Power Plant Maintenance

This elective focuses on the maintenance of critical components in power generation facilities including boilers, turbines, generators, and cooling systems. Students learn about thermodynamic cycles, electrical systems, and operational efficiency optimization.

The course combines theoretical knowledge with practical training in power plant environments, ensuring students understand how to maintain safety, reliability, and performance standards in high-pressure industrial settings.

Maintenance Engineering for Oil & Gas

This specialization addresses the unique maintenance requirements of oil exploration, refining, and transportation industries. Students learn about corrosion control, pressure vessel inspection, pipeline integrity management, and hazardous material handling.

Case studies from major oil companies and field visits to refineries provide students with insights into real-world challenges and solutions in the oil & gas sector.

Automotive Industry Maintenance

This elective focuses on maintenance practices specific to automotive manufacturing and service industries. Students study vehicle systems, engine diagnostics, transmission repair, fleet management, and quality control in automotive production.

The course includes hands-on workshops with actual vehicles and equipment used in automotive maintenance facilities, preparing students for careers in major automakers and service providers.

Infrastructure Development Maintenance

This track addresses the maintenance needs of infrastructure projects including roads, bridges, buildings, and public utilities. Students study structural analysis, material science, lifecycle management of infrastructure assets, and urban planning concepts.

Field trips to construction sites and government agencies involved in infrastructure development provide students with practical exposure to large-scale maintenance challenges and solutions.

Project-Based Learning Philosophy

Our department believes that project-based learning is essential for developing practical skills and deepening understanding of complex industrial concepts. This approach encourages active participation, critical thinking, and collaborative problem-solving among students.

Mini-Projects (Year 1-2)

During the first two years, students engage in mini-projects designed to reinforce classroom learning through hands-on experimentation. These projects are typically team-based and focus on specific aspects of industrial maintenance such as component analysis, system simulation, or basic troubleshooting techniques.

Each mini-project includes a detailed proposal phase, implementation period, and final presentation to faculty mentors. Students receive feedback throughout the process to improve their technical and communication skills.

Final-Year Capstone Project

The capstone project represents the culmination of students' academic journey and serves as a platform for demonstrating their mastery of industrial maintenance principles. Students select projects that align with their interests and career goals, often involving collaboration with industry partners or research institutions.

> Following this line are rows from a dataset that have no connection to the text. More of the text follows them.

PrepOut run_step_prep(const std::vector<at::Tensor>& w,
                      const c10::optional<at::Tensor>& target,
                      const c10::optional<std::vector<at::Tensor>>& bufs) {
  check_master(w, "step_prep");
  const int64_t numel[6] = {512 * 112, 256 * 512, 128 * 256,
                            256 * 512, 128 * 256, 128};
  at::Tensor o[6];
  auto bf = w[0].options().dtype(at::kBFloat16);
  if (bufs.has_value()) {
    TORCH_CHECK(bufs->size() == 6, "step_prep: need six output buffers");
  }
  for (int i = 0; i < 6; i++) {
    if (bufs.has_value()) {
      o[i] = (*bufs)[i];
      TORCH_CHECK(o[i].is_cuda() && o[i].scalar_type() == at::kBFloat16 &&
                      o[i].is_contiguous() && o[i].numel() == numel[i] &&
                      reinterpret_cast<uintptr_t>(o[i].data_ptr()) % 16 == 0,
                  "step_prep: output buffer ", i,
                  " must be contiguous aligned bf16 with ", numel[i],
                  " elements");
    } else {
      o[i] = at::empty({numel[i]}, bf);
    }
  }
  PrepOut r{o[0], o[1], o[2], o[3], o[4], o[5], at::Tensor()};
  StepPrepArgs p{};
  p.W1 = w[0].data_ptr<float>();
  p.W2 = w[1].data_ptr<float>();
  p.W3 = w[2].data_ptr<float>();
  p.w4 = w[3].data_ptr<float>();
// ... 69 lines not shown
  }
  auto loss = at::empty({}, f32);
  StepFinArgs p{};
  p.part1 = part1.data_ptr<float>();
  p.part2 = part2.data_ptr<float>();
  p.part3 = part3.data_ptr<float>();
  p.db_part = db_part.data_ptr<float>();
  p.loss_part = loss_part.data_ptr<float>();
  p.ns1 = part1.size(0);
  p.ns2 = part2.size(0);
  p.ns3 = part3.size(0);
  p.db_rows = db_part.size(0);
  p.loss_n = loss_part.numel();
  p.M = M;
  p.dw1 = o[0].data_ptr<float>();
  p.dw2 = o[1].data_ptr<float>();
  p.dw3 = o[2].data_ptr<float>();
  p.dw4 = o[3].data_ptr<float>();
  p.db1 = o[4].data_ptr<float>();
  p.db2 = o[5].data_ptr<float>();
  p.db3 = o[6].data_ptr<float>();
  p.db4 = o[7].data_ptr<float>();
  p.loss = loss.data_ptr<float>();
  launch_step_finalize(p, current_stream());
  return {loss, o[0], o[1], o[2], o[3], o[4], o[5], o[6], o[7]};
}

}

std::vector<at::Tensor> step_prep(
    const std::vector<at::Tensor>& weights,
    const c10::optional<at::Tensor>& target,
    const c10::optional<std::vector<at::Tensor>>& outs) {
  auto r = run_step_prep(weights, target, outs);
  std::vector<at::Tensor> v = {r.W1s, r.W2s, r.W3s, r.W2Ts, r.W3Ts, r.w4b};
  if (target.has_value()) v.push_back(r.tgt);
  return v;
}

std::vector<at::Tensor> step_finalize(
    const at::Tensor& part1, const at::Tensor& part2,
    const at::Tensor& part3, const at::Tensor& db_part,
    const at::Tensor& loss_part, int64_t M,
    const c10::optional<std::vector<at::Tensor>>& outs) {
  return run_step_finalize(part1, part2, part3, db_part, loss_part, M, outs);
}

std::vector<at::Tensor> fused_step_bf16(
    const at::Tensor& x, const at::Tensor& target,
    const std::vector<at::Tensor>& weights,
    const std::vector<at::Tensor>& biases, bool pi16,
    const c10::optional<std::vector<at::Tensor>>& outs, int64_t rows,
    int64_t loss, const c10::optional<at::Tensor>& weight,
    double pos_weight) {
  const int crows = chain_rows(rows);
  const int closs = chain_loss(loss, "fused_step", "loss");
  const HeadWeights hw =
      head_weights("fused_step", x, weight, pos_weight, closs);
  check_x("fused_step", x);
  const int64_t M = x.size(0);
  TORCH_CHECK(M > 0, "fused_step: empty batch");
  TORCH_CHECK(target.numel() == M, "fused_step: target size mismatch");
  check_biases("fused_step", biases);
  auto pr = run_step_prep(weights, target, c10::nullopt);
  const int64_t mchunks = 2 * ((M + 31) / 32);
  c10::optional<at::Tensor> xt =
      at::empty({4 * mchunks * 512}, x.options());
  auto f = run_fwd_chain(x, pr.W1s, pr.W2s, pr.W3s, pr.w4b, biases[0],
                         biases[1], biases[2], biases[3], &pr.tgt, xt, pi16,
                         crows, closs, hw);
  auto b = run_bwd_chain(f.dyb, f.a3, f.mask1, f.mask2, pr.w4b, pr.W3Ts,
                         pr.W2Ts, pi16, crows);
  const char* st = std::getenv("RSDL_WGRAD_SMALL_TILES");
  const int64_t kt23 = (st != nullptr && std::strcmp(st, "1") == 0) ? 4 : 8;
  auto p1 = run_wgrad_frag(b.dz1t, *xt, 512, 128, mchunks, 2, 4);
  auto p2 = run_wgrad_frag(b.dz2t, f.a1t, 256, 512, mchunks, 1, kt23);
  auto p3 = run_wgrad_frag(b.dz3t, f.a2t, 128, 256, mchunks, 1, kt23);
  return run_step_finalize(p1, p2, p3, b.db_part, f.loss_part, M, outs);
}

The project structure includes an initial proposal, literature review, design phase, prototyping or simulation, data analysis, and final report. Faculty mentors guide students through each stage, ensuring quality outcomes and professional development.

Project Selection Process

Students choose their capstone projects based on faculty availability, research interests, industry relevance, and resource constraints. A project committee reviews proposals to ensure alignment with departmental goals and academic standards.

Industry collaborations often lead to real-world projects that address actual challenges faced by companies. This not only enhances student learning but also contributes valuable insights to ongoing industrial operations.

Evaluation Criteria

Projects are evaluated using a combination of peer reviews, faculty assessments, and external expert evaluations. Criteria include technical competence, innovation, clarity of communication, adherence to timelines, and contribution to the field of industrial maintenance.

Final presentations are conducted in front of a panel of faculty members and industry representatives, providing students with valuable exposure to professional environments and feedback from experts.